Extracted data:
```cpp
#ifndef SS_LS_TOL
#define SS_LS_TOL 1e-2f
// ... 191 lines not shown
#pragma unroll
      for (int u = 1; u < 8; u++) part[u] = u < n ? part[u] : 0.f;
      out[b * NC + c] = ((part[0] + part[1]) + (part[2] + part[3])) + ((part[4] + part[5]) + (part[6] + part[7]));
    }
    if (h.n_sumbig == 0) return;
    w->sync();
    for (int idx = lane; idx < NC * h.n_sumbig; idx += 64) {
      const int o = idx / NC, c = idx - o * NC, e = ti(h.o_sumbig, o), b = e & 255, start = (e >> 8) & 4095, cnt = e >> 20;
      real acc = 0.f;
      for (int j = 0; j < cnt; j += 4) {
        real part[4];
#pragma unroll
        for (int u = 0; u < 4; u++) {
          const int t = ti(h.o_sumcover, start + (j + u < cnt ? j + u : j));
          part[u] = (t < 64 ? in : out)[(t & 63) * NC + c];
        }
#pragma unroll
        for (int u = 1; u < 4; u++) part[u] = j + u < cnt ? part[u] : 0.f;
        acc += (part[0] + part[1]) + (part[2] + part[3]);
      }
      out[b * NC + c] = acc;
    }
  }

  SS_DEV void body_accel(const real *x, real *A, real *tmp) {
    typename HT::type h = HT::view(k->h);
    for (int idx = lane; idx < 6 * h.nn; idx += 64) {
      int n = idx / 6, c = idx - 6 * n, d = 3 * n;
      tmp[idx] = S[6 * d + c] * x[d] + S[6 * d + 6 + c] * x[d + 1] + S[6 * d + 12 + c] * x[d + 2];
    }
    w->sync();
    chain_sum(tmp, A);
  }
  SS_DEV void chain_sum(const real *tmp, real *A, const real *tmp2 = nullptr, real *A2 = nullptr) {
    typename HT::type h = HT::view(k->h);
    for (int idx = lane; idx < 6 * h.nb; idx += 64) {
      int b = idx / 6, c = idx - 6 * b, n = b + 1;
      const int dn = ti(h.o_ndepth, n), row = h.o_chainnode + n * h.nlev;
      real s = 0.f, s2 = 0.f;
      for (int kk = 0; kk <= dn; kk += 4) {
        const int k1 = kk + 1 <= dn ? kk + 1 : kk, k2 = kk + 2 <= dn ? kk + 2 : kk, k3 = kk + 3 <= dn ? kk + 3 : kk;
        const int n0 = ti(row, kk), n1 = ti(row, k1), n2 = ti(row, k2), n3 = ti(row, k3);
        const real a0 = tmp[6 * n0 + c], a1 = tmp[6 * n1 + c], a2 = tmp[6 * n2 + c], a3 = tmp[6 * n3 + c];
        s += (a0 + (kk + 1 <= dn ? a1 : 0.f)) + ((kk + 2 <= dn ? a2 : 0.f) + (kk + 3 <= dn ? a3 : 0.f));
        if (tmp2) {
          const real e0 = tmp2[6 * n0 + c], e1 = tmp2[6 * n1 + c], e2 = tmp2[6 * n2 + c], e3 = tmp2[6 * n3 + c];
          s2 += (e0 + (kk + 1 <= dn ? e1 : 0.f)) + ((kk + 2 <= dn ? e2 : 0.f) + (kk + 3 <= dn ? e3 : 0.f));
        }
      }
      A[idx] = s;
      if (tmp2) A2[idx] = s2;
    }
  }


  SS_DEV void forward_kin(bool with_dyn, bool write_sensors) {
    fresh();
    typename HT::type h = HT::view(k->h);
    SS_FT0();
    real vb[6] = {0, 0, 0, 0, 0, 0}, ab[6] = {0, 0, 0, 0, 0, 0};
    real Rb[9] = {1, 0, 0, 0, 1, 0, 0, 0, 1}, rb[3] = {0, 0, 0};
    real bc[kBodyC];
    {
      const float4_t *src = reinterpret_cast<const float4_t *>(bodyc() + (lane < h.nb ? lane : 0) * kBodyC);
      const float4_t b0 = src[0], b1 = src[1], b2 = src[2], b3 = src[3];
      bc[0] = b0.x; bc[1] = b0.y; bc[2] = b0.z; bc[3] = b0.w; bc[4] = b1.x; bc[5] = b1.y; bc[6] = b1.z; bc[7] = b1.w;
      bc[8] = b2.x; bc[9] = b2.y; bc[10] = b2.z; bc[11] = b2.w; bc[12] = b3.x; bc[13] = b3.y; bc[14] = b3.z; bc[15] = b3.w;
    }
// ... 2208 lines not shown
```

Task goal:
All lines above that include the word "start" should be located and copied.

Exercise response:
      const int o = idx / NC, c = idx - o * NC, e = ti(h.o_sumbig, o), b = e & 255, start = (e >> 8) & 4095, cnt = e >> 20;
          const int t = ti(h.o_sumcover, start + (j + u < cnt ? j + u : j));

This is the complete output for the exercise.